▼

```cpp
int mi355_fft_mr_tile_launch(const MrTilePlan &tp, mi355_ctx *ctx, int sign, const void *in, void *ws, void *out, const float *window, int nframes,
                             int shift, int real_in, hipStream_t st)
{
    if (nframes <= 0) return MI355_OK;
    static std::map<int, bool> lds_ok;
    static std::mutex lds_ok_lock;
    {
        std::lock_guard<std::mutex> g(lds_ok_lock);
        const int which = ctx->device * 2 + (sign < 0 ? 0 : 1);
        if (!lds_ok[which]) {
            if (sign < 0) {
                MI355_HIP(hipFuncSetAttribute((const void *)k_fft_mr_tile<-1, false>, hipFuncAttributeMaxDynamicSharedMemorySize, 160 * 1024));
                MI355_HIP(hipFuncSetAttribute((const void *)k_fft_mr_tile<-1, true>, hipFuncAttributeMaxDynamicSharedMemorySize, 160 * 1024));
            } else {
                MI355_HIP(hipFuncSetAttribute((const void *)k_fft_mr_tile<1, false>, hipFuncAttributeMaxDynamicSharedMemorySize, 160 * 1024));
                MI355_HIP(hipFuncSetAttribute((const void *)k_fft_mr_tile<1, true>, hipFuncAttributeMaxDynamicSharedMemorySize, 160 * 1024));
            }
            lds_ok[which] = true;
        }
    }
    const int cus = mi355_cus(ctx);
    for (int pass = 0; pass < 2; pass++) {
        const MrPlan &pl = pass ? tp.b : tp.a;
        TileArgs a;
        a.in = pass ? ws : in;
        a.out = (c32 *)(pass ? out : ws);
        a.window = pass ? nullptr : window;
        a.tw = (const c32 *)pl.d_tw;
        a.twn = (const c32 *)tp.d_twn;
        a.n = pl.n;
        a.ld = pass ? tp.n1 : tp.n2;
        a.big = tp.n;
        a.nframes = nframes;
        a.npass = pl.npass;
        a.in_rot = (!pass && sign > 0 && shift) ? tp.n / 2 : 0;
        a.out_rot = (pass && sign < 0 && shift) ? (tp.n + 1) / 2 : 0;
        a.real_in = pass ? 0 : real_in;
        a.fs = tile_fs(pl.n);
        a.nt = a.ld % 16 == 0 && a.in_rot % 16 == 0 && a.out_rot % 16 == 0;
        a.nitems = (long long)nframes * ((a.ld + 15) / 16);
        for (int p = 0; p < pl.npass; p++) a.pass[p] = pl.pass[p];
        const int lds_bytes = tile_lds_bytes(pl.n);
        int per_cu = (160 * 1024) / lds_bytes;
        if (per_cu > 2048 / pl.threads) per_cu = 2048 / pl.threads;
        if (per_cu < 1) per_cu = 1;
// ... 14 lines not shown
```

Baseline: 390,800 MSamples/s.

## Prefetch next frame group via buffer loads in persistent multi-radix FFT kernel

Adds a prefetching variant of the multi-radix FFT kernel. The persistent loop issues buffer loads for the next group's input before running the current group's LDS passes, keeps the window in registers, stages twiddles in LDS, and writes output with bounds-checked buffer stores. The aim is to hide global memory latency behind compute. A residency rule and the autotuner choose between the prefetch and plain kernels, trading extra register pressure and LDS for the overlap.

```diff
diff --git a/gr-clenabled_amd/csrc/fft_mr.h b/gr-clenabled_amd/csrc/fft_mr.h
--- a/gr-clenabled_amd/csrc/fft_mr.h
+++ b/gr-clenabled_amd/csrc/fft_mr.h
@@ -16,11 +16,15 @@
     int lds_bytes = 0;
     int variant = 0;
     int per_thread = 0;
+    int ntw = 0;
+    int prefetch = 0;
     MrPass pass[12];
     void *d_tw = nullptr;
 };
 
 bool mi355_fft_mr_plan(int n, int sign, int variant, MrPlan *plan, std::vector<float> *tw);
+
+bool mi355_fft_mr_prefetch_rule(int n, int threads, int frames, int per_thread, int ntw);
 
 int mi355_fft_mr_tune(MrPlan *plan, mi355_ctx *ctx, int sign, const float *window_dev, float *best_ms);
 int mi355_fft_mr_cached_variant(int n);
diff --git a/gr-clenabled_amd/csrc/fft_mr.hip b/gr-clenabled_amd/csrc/fft_mr.hip
--- a/gr-clenabled_amd/csrc/fft_mr.hip
+++ b/gr-clenabled_amd/csrc/fft_mr.hip
@@ -27,6 +27,8 @@
     int copy_out = 0;
     unsigned m_n = 0;
     int tw_lds = 0, ntw = 0;
+    unsigned m_r0 = 0;
+    int vals0 = 0;
     int dbg = 0;
     int fs_shift = 0;
     long long range_len = 0;
@@ -170,13 +172,31 @@
     }
 }
 
-template <int R, int SIGN, int MODE, bool TWL = false>
-__device__ __forceinline__ void mr_pass(const MrArgs &a, const MrPass &ps, c32 *lds, int tid, long long group)
-{
+typedef unsigned u2v __attribute__((ext_vector_type(2)));
+
+__device__ __forceinline__ __amdgpu_buffer_rsrc_t group_rsrc(const void *base, long long group, const MrArgs &a, int esz)
+{
+    long long live = (long long)a.nframes - group * a.frames;
+    live = live < 0 ? 0 : live > a.frames ? a.frames : live;
+    const char *p = (const char *)base + (live ? (size_t)group * a.frames * a.n * esz : 0);
+    return __builtin_amdgcn_make_buffer_rsrc((void *)p, 0, (int)(live * a.n * esz), 0x00020000);
+}
+
+template <int R, int SIGN, int MODE, bool TWL = false, bool BUF = false>
+__device__ __forceinline__ void mr_pass(const MrArgs &a, const MrPass &ps, c32 *lds, int tid, long long group, c32 *sv = nullptr, unsigned *so = nullptr)
+{
+    static_assert(!BUF || MODE == 2, "buffer stores: the last pass");
     const int TH = blockDim.x;
     constexpr int B = kVals / R;
     c32 v[B][R], w1[B];
     const int n = a.n, nb = ps.nb, nbt = a.frames * nb;
+    if constexpr (BUF) {
+#pragma unroll
+        for (int q = B * R; q < kVals; q++) {
+            sv[q] = mk(0.f, 0.f);
+            so[q] = 0x80000000u;
+        }
+    }
 #pragma unroll
     for (int i = 0; i < B; i++) {
         const int b = tid + TH * i;
@@ -212,13 +232,16 @@
 #pragma unroll
                 for (int r = 0; r < R; r++) v[i][r] = lds[slot(base + r * nb)];
             }
+        } else if constexpr (BUF) {
+#pragma unroll
+            for (int r = 0; r < R; r++) v[i][r] = mk(0.f, 0.f);
         }
     }
     if constexpr (MODE != 0) __syncthreads();
 #pragma unroll
     for (int i = 0; i < B; i++) {
         const int b = tid + TH * i;
-        if (b < nbt) {
+        if (BUF || b < nbt) {
             const int fr = (int)__umulhi((unsigned)b, ps.m_nb), bb = b - fr * nb;
             int g = bb, k = 0;
             if constexpr (MODE == 1 || MODE == 2) {
@@ -242,7 +265,15 @@
                 }
             }
             dft<R, SIGN>(v[i]);
-            if constexpr (MODE == 2) {
+            if constexpr (BUF) {
+#pragma unroll
+                for (int s = 0; s < R; s++) {
+                    int p = k + out_index<R>(s) * ps.ns - a.out_rot;
+                    if (p < 0) p += n;
+                    sv[i * R + s] = v[i][s];
+                    so[i * R + s] = (unsigned)(fr * n + p) * 8u;
+                }
+            } else if constexpr (MODE == 2) {
                 const long long frame = a.fs_shift ? group + (fr >> a.fs_shift) * a.range_len + (fr & ((1 << a.fs_shift) - 1)) : group * a.frames + fr;
                 if (frame < a.nframes) {
 #pragma unroll
@@ -265,12 +296,192 @@
     if constexpr (MODE != 2) __syncthreads();
 }
 
+__device__ __forceinline__ int mr_where(const MrArgs &a, int tid, int v)
+{
+    constexpr int none = 1 << 28;
+    const int TH = blockDim.x;
+    if (a.copy_in) {
+        const int idx = tid + TH * v;
+        return idx < a.frames * a.n ? idx : none;
+    }
+    const MrPass &ps = a.pass[0];
+    const int i = (int)__umulhi((unsigned)v, a.m_r0), r = v - i * ps.radix;
+    const int b = tid + TH * i;
+    const int fr = (int)__umulhi((unsigned)b, ps.m_nb), bb = b - fr * ps.nb;
+    int src = bb + r * ps.nb + a.in_rot;
+    if (src >= a.n) src -= a.n;
+    return v < a.vals0 && b < a.frames * ps.nb ? fr * a.n + src : none;
+}
+
+__device__ __forceinline__ void mr_issue(const MrArgs &a, int tid, long long group, f2v *pf)
+{
+    const __amdgpu_buffer_rsrc_t rs = group_rsrc(a.in, group, a, a.real_in ? 4 : 8);
+    if (a.real_in) {
+#pragma unroll
+        for (int v = 0; v < kVals; v++) pf[v].x = __builtin_bit_cast(float, __builtin_amdgcn_raw_buffer_load_b32(rs, (unsigned)mr_where(a, tid, v) * 4u, 0, 0));
+    } else {
+#pragma unroll
+        for (int v = 0; v < kVals; v++)
+            pf[v] = __builtin_bit_cast(f2v, __builtin_amdgcn_raw_buffer_load_b64(rs, (unsigned)mr_where(a, tid, v) * 8u, 0, 2 ));
+    }
+}
+
+__device__ __forceinline__ void mr_window(const MrArgs &a, int tid, float *wreg)
+{
+#pragma unroll
+    for (int v = 0; v < kVals; v++) {
+        const int at = mr_where(a, tid, v);
+        float w = 0.f;
+        if (at < (1 << 28)) w = a.window[at - (int)__umulhi((unsigned)at, a.m_n) * a.n];
+        wreg[v] = w;
+    }
+}
+
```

▲

Exercise prompt = Each line from the material above that mentions the word "nframes" needs to be copied.

Solution =
int mi355_fft_mr_tile_launch(const MrTilePlan &tp, mi355_ctx *ctx, int sign, const void *in, void *ws, void *out, const float *window, int nframes,
    if (nframes <= 0) return MI355_OK;
        a.nframes = nframes;
        a.nitems = (long long)nframes * ((a.ld + 15) / 16);
+    long long live = (long long)a.nframes - group * a.frames;
                 if (frame < a.nframes) {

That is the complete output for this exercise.